## Input for this task:
╭──

constexpr int FIXUP_CHUNKS = 16;
template <int ACT>
__global__ __launch_bounds__(256) void gemm_fixup_kernel(const float* __restrict__ partials, int S, int nk,
                                                         const float* __restrict__ bias, const float* __restrict__ R,
                                                         int64_t ldr, float* __restrict__ Y, int64_t ldy, int M, int N,
                                                         int tiles_m, int tiles_n, int G, const SkPlan plan, const StltGemmEpi epi) {
  __shared__ float cs_red[8][BN];
  const int t = blockIdx.x / FIXUP_CHUNKS, chunk = blockIdx.x - t * FIXUP_CHUNKS;
  const int lo = t * nk, hi = lo + nk;
  const bool hy = plan.dp_rounds > 0;
  const int gx = G >> 3;
  auto wg_of = [&](int s) {
    if (!hy) return s / S;
    int x = 0;
    while (x < 7 && s >= plan.P[x + 1]) ++x;
    return x * gx + (s - plan.P[x]) / plan.S[x];
  };
  auto start_of = [&](int v) {
    if (!hy) return v * S;
    const int x = v / gx;
    return plan.P[x] + (v - x * gx) * plan.S[x];
  };
  const int v_first = wg_of(lo), v_last = wg_of(hi - 1);
  if (v_first == v_last) return;
  int m0, n0;
  if (hy) {
    constexpr int GROUP_M = 4;
    const int p = plan.dp_rounds * G + t;
    const int band = p / (GROUP_M * tiles_n), w = p - band * (GROUP_M * tiles_n);
    const int rows = tiles_m - band * GROUP_M < GROUP_M ? tiles_m - band * GROUP_M : GROUP_M;
    const int tn_g = w / rows;
    m0 = (band * GROUP_M + (w - tn_g * rows)) * BM;
    n0 = tn_g * BN;
  } else {
    const int tm = t / tiles_n;
    m0 = tm * BM;
    n0 = (t - tm * tiles_n) * BN;
  }
  const int c4 = (threadIdx.x & 31) * 4;
  float bv[4];
#pragma unroll
  for (int e = 0; e < 4; ++e) bv[e] = (bias && n0 + c4 + e < N) ? bias[n0 + c4 + e] : 0.f;
  const int r_end = (chunk + 1) * (BM / FIXUP_CHUNKS);
  const uint64_t key = ACT == STLT_ACT_GELU_BWD ? stlt_drop_key(epi.dr, epi.site) : 0ull;
  f32x4 cs = {0.f, 0.f, 0.f, 0.f};
  for (int rr = chunk * (BM / FIXUP_CHUNKS) + (threadIdx.x >> 5); rr < r_end; rr += 8) {
    const int m = m0 + rr;
    if (m >= M) break;
    f32x4 acc = {0.f, 0.f, 0.f, 0.f};
    for (int v = v_first; v <= v_last; ++v) {
      if (hy && start_of(v) >= plan.P[v / gx + 1]) continue;
      const size_t slot = (size_t)(2 * v + (start_of(v) >= lo ? 0 : 1));
      acc += *reinterpret_cast<const f32x4*>(partials + slot * (BM * BN) + rr * BN + c4);
    }
    const uint64_t drow = (ACT == STLT_ACT_GELU_BWD && epi.drop_rows) ? (uint64_t)epi.drop_rows[m] : (uint64_t)m;
#pragma unroll
    for (int e = 0; e < 4; ++e) {
      const int n = n0 + c4 + e;
      if (n < N) {
        float val = acc[e] + bv[e];
        if (ACT == STLT_ACT_GELU_BWD) {
          if (epi.dr.thr) val = stlt_keep_k(epi.dr.thr, key, drow * (uint64_t)N + (uint64_t)n) ? val * epi.dr.scale : 0.f;
          val *= gelu_grad_epilogue(R[(int64_t)m * ldr + n]);
          cs[e] += val;
        } else if (R) {
          val += R[(int64_t)m * ldr + n];
        }
        if (ACT == STLT_ACT_GELU) val = gelu_epilogue(val);
        if (ACT == STLT_ACT_RELU) val = fmaxf(val, 0.f);
        Y[(int64_t)m * ldy + n] = val;
      }
    }
  }
  if (ACT == STLT_ACT_GELU_BWD) {
#pragma unroll
    for (int e = 0; e < 4; ++e) cs_red[threadIdx.x >> 5][c4 + e] = cs[e];
    __syncthreads();
    if (threadIdx.x < BN && n0 + (int)threadIdx.x < N) {
      float tsum = 0.f;
#pragma unroll
// ... 291 lines not shown
  if (act == STLT_ACT_GELU_BWD) {
    if (!epi_in || !epi.cs_part || !r || transA || (!transB && !on_copy) || n_split != 1 || bias)
      return stlt_set_error(STLT_EINVAL, "gemm: the fused GELU backward is the dX layout with u as the add-source and a column-sum buffer");
  }
  if (M < 0 || N <= 0 || K <= 0) return stlt_set_error(STLT_EINVAL, "gemm: bad shape (M=%lld N=%lld K=%lld)", (long long)M, (long long)N, (long long)K);
  const bool base_off = (((uintptr_t)a | (uintptr_t)b) & 15) != 0;
  if (K % BK != 0 || lda % 4 != 0 || ldb % 4 != 0 || base_off) {
    if ((n_split != 1 || act == STLT_ACT_GELU_BWD) && base_off && K % BK == 0 && lda % 4 == 0 && ldb % 4 == 0)
      return stlt_set_error(STLT_EINVAL, "gemm: a split product / the fused GELU backward needs %s 16-byte aligned", ((uintptr_t)a & 15) ? "a" : "b");
    if (n_split != 1 || act == STLT_ACT_GELU_BWD)
      return stlt_set_error(STLT_EINVAL, "gemm: a split product / the fused GELU backward needs K=%lld to be a multiple of %d and pitches that are multiples of 4", (long long)K, BK);
    return launch_gemm_any(transA, transB, a, lda, b, ldb, bias, r, ldr, c, ldc, M, N, K, act, s);
  }
  if (lda % 4 != 0 || ldb % 4 != 0 || (r && ldr < N) || ldc < N || lda < (transA ? M : K) || ldb < (transB ? N : K))
    return stlt_set_error(STLT_EINVAL, "gemm: bad leading dimension (lda=%lld ldb=%lld ldc=%lld)", (long long)lda, (long long)ldb, (long long)ldc);
  if (M > 0x7fffff00LL || N > 0x7fffff00LL || (bias && N > 0x3fffff00LL)) return stlt_set_error(STLT_EINVAL, "gemm: M/N too large");
  if (lda > 0x3fffffLL || ldb > 0x3fffffLL)
    return stlt_set_error(STLT_EINVAL, "gemm: row pitch too large (lda=%lld ldb=%lld, at most 4194303 floats)", (long long)lda, (long long)ldb);
  if (act != STLT_ACT_NONE && act != STLT_ACT_GELU && act != STLT_ACT_RELU && act != STLT_ACT_GELU_BWD) return stlt_set_error(STLT_EINVAL, "gemm: unknown activation %d", act);
  if (n_split < 1 || (K / BK) % n_split != 0) return stlt_set_error(STLT_EINVAL, "gemm: n_split=%d must divide K/32=%lld", n_split, (long long)(K / BK));
  if (transA && !transB) return stlt_set_error(STLT_EINVAL, "gemm: the (transA, !transB) layout is not built");
  if (n_split > 1 && (bias || act != STLT_ACT_NONE || r)) return stlt_set_error(STLT_EINVAL, "gemm: a split product takes no bias / activation / add-source");
  if ((transA || transB) && ((act != STLT_ACT_NONE && act != STLT_ACT_GELU_BWD) || bias)) return stlt_set_error(STLT_EINVAL, "gemm: bias/activation only with the forward (NT) layout");
  if (r && act != STLT_ACT_NONE && act != STLT_ACT_GELU_BWD) return stlt_set_error(STLT_EINVAL, "gemm: an add-source excludes an activation");
  if (M == 0) return 0;
  const int64_t tiles_m = (M + BM - 1) / BM, tiles_n = (N + BN - 1) / BN;
  if (tiles_m * tiles_n * n_split > 0x7fffffffLL) return stlt_set_error(STLT_EINVAL, "gemm: too many tiles");
  int64_t n_wg = tiles_m * tiles_n * n_split;
  if (n_wg > n_cu()) n_wg = n_cu();
  StltProfScope ps(STLT_K_GEMM, s);
  stlt_prof_add_flops(2.0 * (double)M * (double)N * (double)K);
  stlt_prof_note("gemm%s M=%lld N=%lld K=%lld act=%d%s tile=256x128 tiles=%lld", transA ? "(dW)" : (transB ? "(dX)" : (on_copy ? "(dX on the Wt copy)" : "")), (long long)M, (long long)N, (long long)K, act,
                 r ? "+R" : "", (long long)(tiles_m * tiles_n));
  const dim3 block(GEMM_THREADS);
  const int64_t n_tiles = tiles_m * tiles_n, nk = K / BK;
  const int64_t rounds = (n_tiles + n_cu() - 1) / n_cu();
  const double fill = (double)n_tiles / (double)(rounds * n_cu());
  static const double sk_fill = [] { const char* e = getenv("STLT_GEMM_SK_FILL"); return e ? atof(e) : 0.9; }();
  bool weighted = false;
  if (xcd_weights() && n_split == 1 && t_gemm_scratch && fill >= sk_fill && n_tiles >= 4 * (int64_t)n_cu() && n_tiles * nk < 0x7fffffffLL) {
    SkPlan probe{};
    int64_t tail = 0;
    weighted = make_sk_plan(n_tiles, nk, n_cu() < STLT_GEMM_SK_MAX_WG ? n_cu() : STLT_GEMM_SK_MAX_WG, xcd_weights(), true, probe, tail);
  }
  if (n_split == 1 && t_gemm_scratch && (fill < sk_fill || weighted) && n_tiles * nk < 0x7fffffffLL && !g_stlt_debug_buf) {
    int64_t G = n_cu() < STLT_GEMM_SK_MAX_WG ? n_cu() : STLT_GEMM_SK_MAX_WG;
    if (n_tiles * nk < 4 * G) G = (n_tiles * nk + 3) / 4;
    if (t_gemm_scratch_bytes >= (size_t)(2 * G) * BM * BN * sizeof(float)) {
      const int S = (int)((n_tiles * nk + G - 1) / G);
      dim3 grid((unsigned)G);
      float* P = t_gemm_scratch;
      stlt_prof_note("stream-K wg=%lld ksteps/wg=%d (+fix-up)", (long long)G, S);
      static const bool hybrid_on = [] { const char* e = getenv("STLT_GEMM_HYBRID"); return e ? atoi(e) != 0 : true; }();
      SkPlan plan{};
      int64_t fix_tiles = n_tiles;
      if (hybrid_on && G == n_cu()) {
        int64_t tail = 0;
        if (make_sk_plan(n_tiles, nk, G, xcd_weights(), weighted, plan, tail)) fix_tiles = tail;
        else plan = SkPlan{};
      }
#define LAUNCH_SK(ACTV, TAV, TBV, ADDV) hipLaunchKernelGGL((gemm_nt_kernel<ACTV, false, TAV, TBV, ADDV, true>), grid, block, 0, s, a, lda, b, ldb, bias, r, ldr, c, ldc, slab_stride, (int)M, (int)N, (int)K, (int)tiles_m, (int)tiles_n, 1, P, nullptr, plan, SkNone{}, karg<(ACTV) == STLT_ACT_GELU_BWD>(epi))
      if (transA) { if (r) LAUNCH_SK(STLT_ACT_NONE, true, true, true); else LAUNCH_SK(STLT_ACT_NONE, true, true, false); }
      else if (transB && act == STLT_ACT_GELU_BWD) LAUNCH_SK(STLT_ACT_GELU_BWD, false, true, true);
      else if (transB) { if (r) LAUNCH_SK(STLT_ACT_NONE, false, true, true); else LAUNCH_SK(STLT_ACT_NONE, false, true, false); }
      else if (act == STLT_ACT_GELU_BWD) LAUNCH_SK(STLT_ACT_GELU_BWD, false, false, true);
      else if (r) LAUNCH_SK(STLT_ACT_NONE, false, false, true);
      else if (act == STLT_ACT_GELU) LAUNCH_SK(STLT_ACT_GELU, false, false, false);
      else if (act == STLT_ACT_RELU) LAUNCH_SK(STLT_ACT_RELU, false, false, false);
      else LAUNCH_SK(STLT_ACT_NONE, false, false, false);
#undef LAUNCH_SK
      if (int e = stlt_check_launch("gemm_nt_kernel(stream-k)")) return e;
      dim3 fgrid((unsigned)(fix_tiles * FIXUP_CHUNKS)), fblock(256);
#define FIX(ACTV) hipLaunchKernelGGL((gemm_fixup_kernel<ACTV>), fgrid, fblock, 0, s, P, S, (int)nk, bias, r, ldr, c, ldc, (int)M, (int)N, (int)tiles_m, (int)tiles_n, (int)G, plan, epi)
      if (act == STLT_ACT_GELU_BWD) FIX(STLT_ACT_GELU_BWD);
      else if (act == STLT_ACT_GELU) FIX(STLT_ACT_GELU);
      else if (act == STLT_ACT_RELU) FIX(STLT_ACT_RELU);
      else FIX(STLT_ACT_NONE);
#undef FIX
      return stlt_check_launch("gemm_fixup_kernel");
    }
  }
  dim3 grid((unsigned)n_wg);
  stlt_prof_note("wg=%lld rounds=%lld ksteps=%lld split=%d", (long long)n_wg, (long long)((tiles_m * tiles_n * n_split + n_wg - 1) / n_wg), (long long)(nk / n_split), n_split);
#define LAUNCH(ACTV, STAMPV, TAV, TBV, ADDV) hipLaunchKernelGGL((gemm_nt_kernel<ACTV, STAMPV, TAV, TBV, ADDV, false>), grid, block, 0, s, a, lda, b, ldb, bias, r, ldr, c, ldc, slab_stride, (int)M, (int)N, (int)K, (int)tiles_m, (int)tiles_n, n_split, (float*)nullptr, g_stlt_debug_buf, SkNone{}, SkNone{}, karg<(ACTV) == STLT_ACT_GELU_BWD>(epi))
  if (transA) { if (r) LAUNCH(STLT_ACT_NONE, false, true, true, true); else LAUNCH(STLT_ACT_NONE, false, true, true, false); }
  else if (transB && act == STLT_ACT_GELU_BWD) LAUNCH(STLT_ACT_GELU_BWD, false, false, true, true);
  else if (transB) { if (r) LAUNCH(STLT_ACT_NONE, false, false, true, true); else LAUNCH(STLT_ACT_NONE, false, false, true, false); }
  else if (act == STLT_ACT_GELU_BWD) LAUNCH(STLT_ACT_GELU_BWD, false, false, false, true);
  else if (r && g_stlt_debug_buf && getenv("STLT_GEMM_STAMP")) LAUNCH(STLT_ACT_NONE, true, false, false, true);
  else if (r) LAUNCH(STLT_ACT_NONE, false, false, false, true);
  else if (g_stlt_debug_buf && getenv("STLT_GEMM_STAMP")) LAUNCH(STLT_ACT_NONE, true, false, false, false);
  else if (act == STLT_ACT_GELU) LAUNCH(STLT_ACT_GELU, false, false, false, false);
  else if (act == STLT_ACT_RELU) LAUNCH(STLT_ACT_RELU, false, false, false, false);
  else LAUNCH(STLT_ACT_NONE, false, false, false, false);
#undef LAUNCH
  return stlt_check_launch("gemm_nt_kernel");
}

╰──

## What is being asked:
Up to and including the line with "const int r_end", repeat the entries exactly, beginning at their first line.

## Exercise result:
constexpr int FIXUP_CHUNKS = 16;
template <int ACT>
__global__ __launch_bounds__(256) void gemm_fixup_kernel(const float* __restrict__ partials, int S, int nk,
                                                         const float* __restrict__ bias, const float* __restrict__ R,
                                                         int64_t ldr, float* __restrict__ Y, int64_t ldy, int M, int N,
                                                         int tiles_m, int tiles_n, int G, const SkPlan plan, const StltGemmEpi epi) {
  __shared__ float cs_red[8][BN];
  const int t = blockIdx.x / FIXUP_CHUNKS, chunk = blockIdx.x - t * FIXUP_CHUNKS;
  const int lo = t * nk, hi = lo + nk;
  const bool hy = plan.dp_rounds > 0;
  const int gx = G >> 3;
  auto wg_of = [&](int s) {
    if (!hy) return s / S;
    int x = 0;
    while (x < 7 && s >= plan.P[x + 1]) ++x;
    return x * gx + (s - plan.P[x]) / plan.S[x];
  };
  auto start_of = [&](int v) {
    if (!hy) return v * S;
    const int x = v / gx;
    return plan.P[x] + (v - x * gx) * plan.S[x];
  };
  const int v_first = wg_of(lo), v_last = wg_of(hi - 1);
  if (v_first == v_last) return;
  int m0, n0;
  if (hy) {
    constexpr int GROUP_M = 4;
    const int p = plan.dp_rounds * G + t;
    const int band = p / (GROUP_M * tiles_n), w = p - band * (GROUP_M * tiles_n);
    const int rows = tiles_m - band * GROUP_M < GROUP_M ? tiles_m - band * GROUP_M : GROUP_M;
    const int tn_g = w / rows;
    m0 = (band * GROUP_M + (w - tn_g * rows)) * BM;
    n0 = tn_g * BN;
  } else {
    const int tm = t / tiles_n;
    m0 = tm * BM;
    n0 = (t - tm * tiles_n) * BN;
  }
  const int c4 = (threadIdx.x & 31) * 4;
  float bv[4];
#pragma unroll
  for (int e = 0; e < 4; ++e) bv[e] = (bias && n0 + c4 + e < N) ? bias[n0 + c4 + e] : 0.f;
  const int r_end = (chunk + 1) * (BM / FIXUP_CHUNKS);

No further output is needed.